Will WPA3 PSK really not be hackable

Cracking WiFi passwords made easy

With the further development of a well-known tool for hackers and security researchers, it is possible to calculate the WLAN password of a network if it meets certain requirements. The revelations of security issues in WPA2 have been increasing since last year. There were no successful attacks on the encryption of the WLAN for ten years after the introduction of WPA2, until the scientist Mathy Vanhoef accidentally stumbled upon a vulnerability. The attack method that resulted from this achieved worldwide fame under the name "KRACK" in no time at all.

How the attack works

The attack path, now also discovered by chance, was posted in the hashcat developer forum (source in English) and has an advantage over KRACK: an attacker is no longer dependent on manipulating the connection between an access point and a client. The attacking computer can interact directly with the access point. For this reason, this is referred to as a “clientless” attack. The attacker has to record a few data packets from the WLAN and can use them to calculate the password if it is not sufficiently long and complex. As soon as the data packets have been intercepted, the actual cracking of the password can also happen "offline" without the attacker being in the vicinity.

Who is affected?

The attack potentially affects all wireless networks from the 802.11i standard that are secured with WPA2-PSK and have so-called "roaming" activated. These are usually networks that are used in the private sector as well as in smaller companies.
At the time of this writing, there is no complete list of affected devices or manufacturers.

What is the difficulty of the attack?

The tools for the attack (hcxdumptool, hcxtools and hashcat) are freely available on the Internet and their operation is not particularly complicated. An attacker also needs a special WLAN adapter that can be obtained inexpensively. In connection with a powerful computer, it is possible to calculate the WLAN password in a relatively short time. Overall, the attack can be carried out with less effort and less knowledge than with KRACK.

How to protect your network

Calculating a password becomes more difficult the longer it is. An eight-digit password was calculated in less than a minute in a test by the hashcat developer. A powerful computer with four high-end graphics cards was used. This is not an everyday configuration, but neither is it an immensely expensive supercomputer. Here it becomes clear that passwords that are too short no longer offer any real protection. The only effective protection at the moment is the use of a longer WLAN password. A sufficiently strong password should contain at least 20 characters. If this is guaranteed, it is much more difficult for an attacker to crack a WLAN password. It takes longer and uses more processing power than most. Setting a long WLAN password makes the attack uneconomical for the attacker.

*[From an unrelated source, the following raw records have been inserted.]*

diff --git a/babylon.js-pathtracing-renderer_amd/csrc/pt_pathstate.h b/babylon.js-pathtracing-renderer_amd/csrc/pt_pathstate.h
--- /dev/null
+++ b/babylon.js-pathtracing-renderer_amd/csrc/pt_pathstate.h
@@ -0,0 +1,22 @@
+#pragma once
+#include <cstdint>
+
+namespace pt {
+
+struct PathBits {
+    int diffuseCount, hitType, bounce;
+    bool coat, specular, sampleLight;
+};
+
+constexpr uint32_t pathBitsPack(int diffuseCount, int hitType, int bounce, bool coat, bool specular, bool sampleLight)
+{
+    return ((uint32_t)diffuseCount & 0xffu) | (((uint32_t)hitType & 0xffu) << 8) | (((uint32_t)bounce & 0xffu) << 16) |
+           (coat ? 1u << 24 : 0u) | (specular ? 1u << 25 : 0u) | (sampleLight ? 1u << 26 : 0u);
+}
+constexpr PathBits pathBitsUnpack(uint32_t bits)
+{
+    return PathBits{ (int)(bits & 0xffu), (int)(((bits >> 8) & 0xffu) ^ 0x80u) - 0x80, (int)((bits >> 16) & 0xffu),
+                     ((bits >> 24) & 1u) != 0u, ((bits >> 25) & 1u) != 0u, ((bits >> 26) & 1u) != 0u };
+}
+
+}
diff --git a/babylon.js-pathtracing-renderer_amd/csrc/pt_program.h b/babylon.js-pathtracing-renderer_amd/csrc/pt_program.h
--- a/babylon.js-pathtracing-renderer_amd/csrc/pt_program.h
+++ b/babylon.js-pathtracing-renderer_amd/csrc/pt_program.h
@@ -52,7 +52,7 @@
 };
 typedef __attribute__((address_space(3))) float lds_float;
 typedef __attribute__((address_space(1))) float glb_float;
-template <int LS, int NF = 6>
+template <int LS, int NF = 6, bool BASE = false>
 struct GOutLds {
     static constexpr bool kColById = NF <= 3;
     lds_float* p;
@@ -62,7 +62,7 @@
     uint32_t* bn;
     PT_D unsigned at(int f) const
     {
-        unsigned i = gi;
+        unsigned i = BASE ? gi + laneNow() : gi;
         asm volatile("" : "+v"(i));
         return i + (unsigned)(f - NF) * gs;
     }
diff --git a/babylon.js-pathtracing-renderer_amd/csrc/pt_trace.h b/babylon.js-pathtracing-renderer_amd/csrc/pt_trace.h
--- a/babylon.js-pathtracing-renderer_amd/csrc/pt_trace.h
+++ b/babylon.js-pathtracing-renderer_amd/csrc/pt_trace.h
@@ -5,6 +5,7 @@
 #include "pt_args.h"
 #include "pt_device.h"
 #include "pt_glsl.h"
+#include "pt_pathstate.h"
 #include "pt_program.h"
 #ifdef PT_SECPROF
 #define PT_SECPROF_ON 1
@@ -16,13 +17,14 @@
 
 namespace pt {
 
-template <int LS, int NL, bool SCRATCH>
+template <int LS, int NL, bool SCRATCH, bool BASE>
 struct MegaStack {
     lds_float2* lds;
     unsigned slot;
     glb_float2* slab;
     unsigned deep;
     unsigned stride;
+    PT_D unsigned at() const { return BASE ? deep + laneNow() : deep; }
 #ifdef PT_SECPROF
     mutable unsigned n_get = 0, n_get_slab = 0, n_put = 0, n_put_slab = 0;
 #define PT_SLABCOUNT(x) x
@@ -35,7 +37,7 @@
         vf2 e = lds[(unsigned)min(si, NL - 1) * LS + slot];
         if (si >= NL) {
             const vf2 s = { sentinel.x, sentinel.y };
-            e = si < kStackLevels ? slab[(unsigned)(si - NL) * stride + deep] : s;
+            e = si < kStackLevels ? slab[(unsigned)(si - NL) * stride + at()] : s;
         }
         return make_float2(e.x, e.y);
     }
@@ -47,7 +49,7 @@
         else if (si < NL) lds[(unsigned)si * LS + slot] = v;
         if (si >= NL) {
             if (si >= kStackLevels) return false;
-            slab[(unsigned)(si - NL) * stride + deep] = v;
+            slab[(unsigned)(si - NL) * stride + at()] = v;
         }
         return true;
     }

In addition, an attacker aiming for a WLAN has to be in the vicinity for a short time at least once. In this respect, the attack is subject to similar restrictions as KRACK (see also our blog article "KRACK - how the WLAN should be secure again"). Depending on which WLAN router is used, you can also limit its transmission range so that it is not easily possible to compromise the WLAN without special accessories. The disadvantage, however, is that the reception quality of the WLAN can be impaired in certain areas of the house / apartment. To ensure additional security for your own data, there are a number of options - from encrypted transmission of e-mails to the use of VPN software. Even if an attacker were to manage to compromise the WLAN, they would not be able to steal any usable data if they were encrypted again themselves.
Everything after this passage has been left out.